*** Records to process ***

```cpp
template <bool kWindow = false>
// ... 76 lines not shown
	if (n_long) {
		for (u32 q = t >> 6; q < n_long; q += kSpliceThreads >> 6) {
			edge_patch const p = patches[pc.long_queue[q]];
			u32 const from = p.aln_begin > job.tile_base ? p.aln_begin : job.tile_base;
			u32 const to = p.aln_end < tile_end ? p.aln_end : tile_end;
			fill_patch_bytes(buf, job.tile_base, p.aln_begin, p.label_len, labels + p.label_begin, from, to, t & 63, 64, gap);
		}
		__syncthreads();
		if (t == 0) pc.long_count = 0;
	}
	V2M_POISON_LDS_RANGE(pc.long_queue, 0u, (u32) kLongQueueLds);
}

__device__ __forceinline__ void map_block(u32 b, u32 n_groups, u32 n_tiles, u32 tile_run, u32 &tile, u32 &group)
{
	u32 const per_super = tile_run * n_groups;
	u32 const super = b / per_super, within = b % per_super;
	u32 const t0 = super * tile_run;
	u32 const run = (n_tiles - t0 < tile_run) ? n_tiles - t0 : tile_run;
	group = within / run;
	tile = t0 + within % run;
}

template <bool kNonTemporal, bool kWindow>
__device__ __forceinline__ void splice_aligned_tiles(
	vec4u const *__restrict__ tmpl, u64 const *__restrict__ eff, u64 eff_words_per_row,
	tile_tables tt, edge_patch const *__restrict__ patches, char const *__restrict__ labels,
	char *__restrict__ out, u64 row_pitch, u32 n_rows, u32 rows_per_group, u32 n_groups, u32 n_tiles, u32 tile_run,
	u64 store_limit, char gap, u32 col_base, u32 col_end)
{
	__shared__ vec4u lds[2][kTileChunks];
	__shared__ patch_cache pc;

	int const t = threadIdx.x;
	u32 tile, group;
	map_block(blockIdx.x, n_groups, n_tiles, tile_run, tile, group);
	u32 const row_begin = group * rows_per_group;
	u32 const row_end = (row_begin + rows_per_group < n_rows) ? row_begin + rows_per_group : n_rows;
	V2M_POISON_LDS(lds);
	V2M_POISON_LDS(pc);

	vec4u pristine[kChunksPerThread];
#pragma unroll
	for (int k = 0; k < kChunksPerThread; ++k)
		pristine[k] = tmpl[(u64) tile * kTileChunks + t + kSpliceThreads * k];

	tile_job job;
	load_patch_cache<kWindow>(pc, job, tt, patches, labels, eff, eff_words_per_row, tile, row_begin, row_end - row_begin, t, col_base, col_end);
	u32 const tile_base = job.tile_base;

	for (u32 row = row_begin; row < row_end; ++row) {
		vec4u *const buf = lds[(row - row_begin) & 1];
		u32 const cached_row = (row - row_begin) % (u32) kGroupRowsLds;
		if (row != row_begin && 0 == cached_row)
			load_eff_cache(pc, job, eff, eff_words_per_row, row, row_end - row, t);
#pragma unroll
		for (int k = 0; k < kChunksPerThread; ++k)
			buf[t + kSpliceThreads * k] = pristine[k];
		__syncthreads();

		patch_row_tile<kWindow>((unsigned char *) buf, pc, job, tt, patches, labels, eff + (u64) row * eff_words_per_row, cached_row, t, gap);

		char *const dst = out + (u64) row * row_pitch + (u64) tile * kTileBytes;
#pragma unroll
		for (int k = 0; k < kChunksPerThread; ++k) {
			int const c = t + kSpliceThreads * k;
			if ((kWindow ? (u64) tile * kTileBytes : (u64) tile_base) + (u64) c * 16 < store_limit) {
				vec4u const nv = buf[c];
				if (kNonTemporal)
					__builtin_nontemporal_store(nv, (vec4u *) (dst + c * 16));
				else
					*(vec4u *) (dst + c * 16) = nv;
			}
		}
	}
}

template <bool kNonTemporal>
__global__ __launch_bounds__(kSpliceThreads) void splice_aligned_kernel(
	vec4u const *__restrict__ tmpl, u64 const *__restrict__ eff, u64 eff_words_per_row,
	tile_tables tt, edge_patch const *__restrict__ patches, char const *__restrict__ labels,
	char *__restrict__ out, u64 row_pitch, u32 n_rows, u32 rows_per_group, u32 n_groups, u32 n_tiles, u32 tile_run,
	u64 store_limit , char gap)
{
	splice_aligned_tiles<kNonTemporal, false>(tmpl, eff, eff_words_per_row, tt, patches, labels, out, row_pitch, n_rows, rows_per_group, n_groups,
		n_tiles, tile_run, store_limit, gap, 0u, 0u);
}

template <bool kNonTemporal>
__global__ __launch_bounds__(kSpliceThreads) void splice_aligned_window_kernel(
	vec4u const *__restrict__ tmpl, u64 const *__restrict__ eff, u64 eff_words_per_row,
	tile_tables tt, edge_patch const *__restrict__ patches, char const *__restrict__ labels,
	char *__restrict__ out, u64 row_pitch, u32 n_rows, u32 rows_per_group, u32 n_groups, u32 n_tiles, u32 tile_run,
	u64 store_limit, char gap, u32 col_base, u32 col_end)
{
	splice_aligned_tiles<kNonTemporal, true>(tmpl, eff, eff_words_per_row, tt, patches, labels, out, row_pitch, n_rows, rows_per_group, n_groups,
		n_tiles, tile_run, store_limit, gap, col_base, col_end);
}


__device__ __forceinline__ u32 zero_bytes_mask(u32 x)
{
	return ~(((x & 0x7F7F7F7Fu) + 0x7F7F7F7Fu) | x | 0x7F7F7F7Fu);
}

__device__ __forceinline__ u32 wave_inclusive_scan_u32(u32 v)
{
	v += (u32) __builtin_amdgcn_update_dpp(0, (int) v, 0x111, 0xf, 0xf, false);
	v += (u32) __builtin_amdgcn_update_dpp(0, (int) v, 0x112, 0xf, 0xf, false);
	v += (u32) __builtin_amdgcn_update_dpp(0, (int) v, 0x114, 0xf, 0xf, false);
	v += (u32) __builtin_amdgcn_update_dpp(0, (int) v, 0x118, 0xf, 0xf, false);
	v += (u32) __builtin_amdgcn_update_dpp(0, (int) v, 0x142, 0xa, 0xf, false);
	v += (u32) __builtin_amdgcn_update_dpp(0, (int) v, 0x143, 0xc, 0xf, false);
	return v;
}

template <int kN>
__device__ __forceinline__ void wave_inclusive_scan_u32_lockstep(u32 (&v)[kN])
{
// ... 484 lines not shown
	__syncthreads();
	for (u32 base = 0; base < n_tiles; base += 256) {
		u32 const i = base + t;
		u32 const mine = i < n_tiles ? row[i] : 0;
		u32 const incl = wave_inclusive_scan_u32(mine);
		if (lane == 63) wave_sums[wave] = incl;
		__syncthreads();
		u32 before = carry_s, total = 0;
#pragma unroll
		for (int wv = 0; wv < 4; ++wv) {
			u32 const ws = wave_sums[wv];
			if (wv < wave) before += ws;
			total += ws;
		}
		if (i < n_tiles) row[i] = before + incl - mine;
		__syncthreads();
		if (t == 0) carry_s += total;
		__syncthreads();
	}
	if (t == 0) row_lengths[blockIdx.x] = carry_s;
}


__global__ __launch_bounds__(kSpliceThreads) void probe_write_kernel(char *__restrict__ out, u64 pitch, u32 n_groups)
{
	u32 const tile = blockIdx.x / n_groups, group = blockIdx.x % n_groups;
	vec4u const v = {0, 0, 0, 0};
	for (u32 r = 0; r < 16; ++r) {
		char *const dst = out + (u64) (group * 16 + r) * pitch + (u64) tile * kTileBytes;
#pragma unroll
		for (int k = 0; k < kChunksPerThread; ++k)
			__builtin_nontemporal_store(v, (vec4u *) (dst + (threadIdx.x + kSpliceThreads * k) * 16));
	}
}


__host__ __device__ __forceinline__ u64 mix64(u64 z)
{
	z ^= z >> 30; z *= 0xBF58476D1CE4E5B9ULL;
	z ^= z >> 27; z *= 0x94D049BB133111EBULL;
	z ^= z >> 31;
	return z;
}

constexpr u64 kGolden = 0x9E3779B97F4A7C15ULL;

__global__ __launch_bounds__(256) void checksum_rows_kernel(
	char const *__restrict__ rows, u64 row_pitch, u64 const *__restrict__ lengths, u64 fixed_length,
	u64 words_per_block, unsigned long long *__restrict__ sums)
{
	u32 const row = blockIdx.y;
	u64 const len = lengths ? lengths[row] : fixed_length;
	u64 const n_words = (len + 7) / 8;
	u64 const w_begin = (u64) blockIdx.x * words_per_block;
	u64 w_end = w_begin + words_per_block;
// ... 22 lines not shown
```

### vcf2multialign_amd/csrc/v2m_hip.hip

```cpp

#include <hip/hip_runtime.h>

#include <algorithm>
#include <atomic>
#include <chrono>
#include <condition_variable>
#include <cstdarg>
#include <cstdio>
#include <cstdlib>
#include <cstring>
#include <memory>
#include <mutex>
#include <string>
#include <thread>
#include <utility>
#include <vector>

#include <type_traits>

#include "../../include/v2m_hip.h"
#include "kernels.hpp"
#include "founder_kernels.hpp"
#include "bgzf_kernels.hpp"

// ... 100 lines not shown


struct held_ring_state {
	std::mutex mutex;
	std::condition_variable released;
};

struct v2m_row_hold {
	pinned_buf host;
	hipEvent_t copied{};
	uint64_t outstanding{};
	held_ring_state *ring{};
};


struct word_range { u64 restart, lo, hi, stride; };

struct row_view {
	u64 begin{}, end{};
	u64 max_unaligned{};
	u32 n_tiles{};
	dev_buf d_template, d_template0;
	bool has_template0{};
	dev_buf d_edge_begin, d_cross_offsets, d_cross_edges;
	word_range words{};
	u64 length() const { return end - begin; }
};


struct v2m_ctx {
	int device{};
	u32 n_cus{256};
	hipStream_t stream{};
	hipStream_t copy_stream{};
	std::string err;

	bool profiling{};
	std::vector<event_pair> events[V2M_KERNEL_COUNT];
	std::vector<event_pair> free_events;

	bool has_graph{};
	u64 n_nodes{}, n_edges{}, ref_len{}, aligned_len{}, label_bytes{};
	bool has_nul_byte{};
	std::vector<u32> h_csum;
	std::vector<u32> h_tgt_prefix_max;
	dev_buf d_ref, d_ref_pos, d_aln_pos, d_spans, d_patches, d_labels, d_overlappable;
	dev_buf d_ovl_rank, d_blocker_masks;
	std::vector<u32> h_aln_pos, h_tile_edge_begin, h_cross_offsets, h_cross_edges;
// ... 71 lines not shown
	{
		if (!ctx->profiling) return;
		if (!ctx->free_events.empty()) { ev = ctx->free_events.back(); ctx->free_events.pop_back(); }
		else if (hipSuccess != hipEventCreate(&ev.begin) || hipSuccess != hipEventCreate(&ev.end)) return;
		active = (hipSuccess == hipEventRecord(ev.begin, ctx->stream));
	}
	~timed_launch()
	{
		if (!active) return;
		(void) hipEventRecord(ev.end, ctx->stream);
		ctx->events[kernel].push_back(ev);
	}
};


template <typename T>
int upload_vec(v2m_ctx *ctx, dev_buf &dst, std::vector<T> const &src, size_t min_bytes = 16)
{
	size_t const bytes(std::max(src.size() * sizeof(T), min_bytes));
	V2M_HIP_TRY(ctx, dst.ensure(bytes));
	if (!src.empty())
		V2M_HIP_TRY(ctx, hipMemcpyAsync(dst.p, src.data(), src.size() * sizeof(T), hipMemcpyHostToDevice, ctx->stream));
	return V2M_OK;
}


struct scoped_events {
	std::vector<hipEvent_t> ev;
	~scoped_events() { for (auto e : ev) (void) hipEventDestroy(e); }
	hipError_t create(std::size_t n)
	{
		for (std::size_t i(0); i < n; ++i) {
			hipEvent_t e{};
			hipError_t const st(hipEventCreate(&e));
			if (hipSuccess != st) return st;
			ev.push_back(e);
		}
		return hipSuccess;
	}
	hipEvent_t operator[](std::size_t i) const { return ev[i]; }
};
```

*** End of Records to process ***

Return each line from the records that includes the word "blockIdx".

	map_block(blockIdx.x, n_groups, n_tiles, tile_run, tile, group);
	if (t == 0) row_lengths[blockIdx.x] = carry_s;
	u32 const tile = blockIdx.x / n_groups, group = blockIdx.x % n_groups;
	u32 const row = blockIdx.y;
	u64 const w_begin = (u64) blockIdx.x * words_per_block;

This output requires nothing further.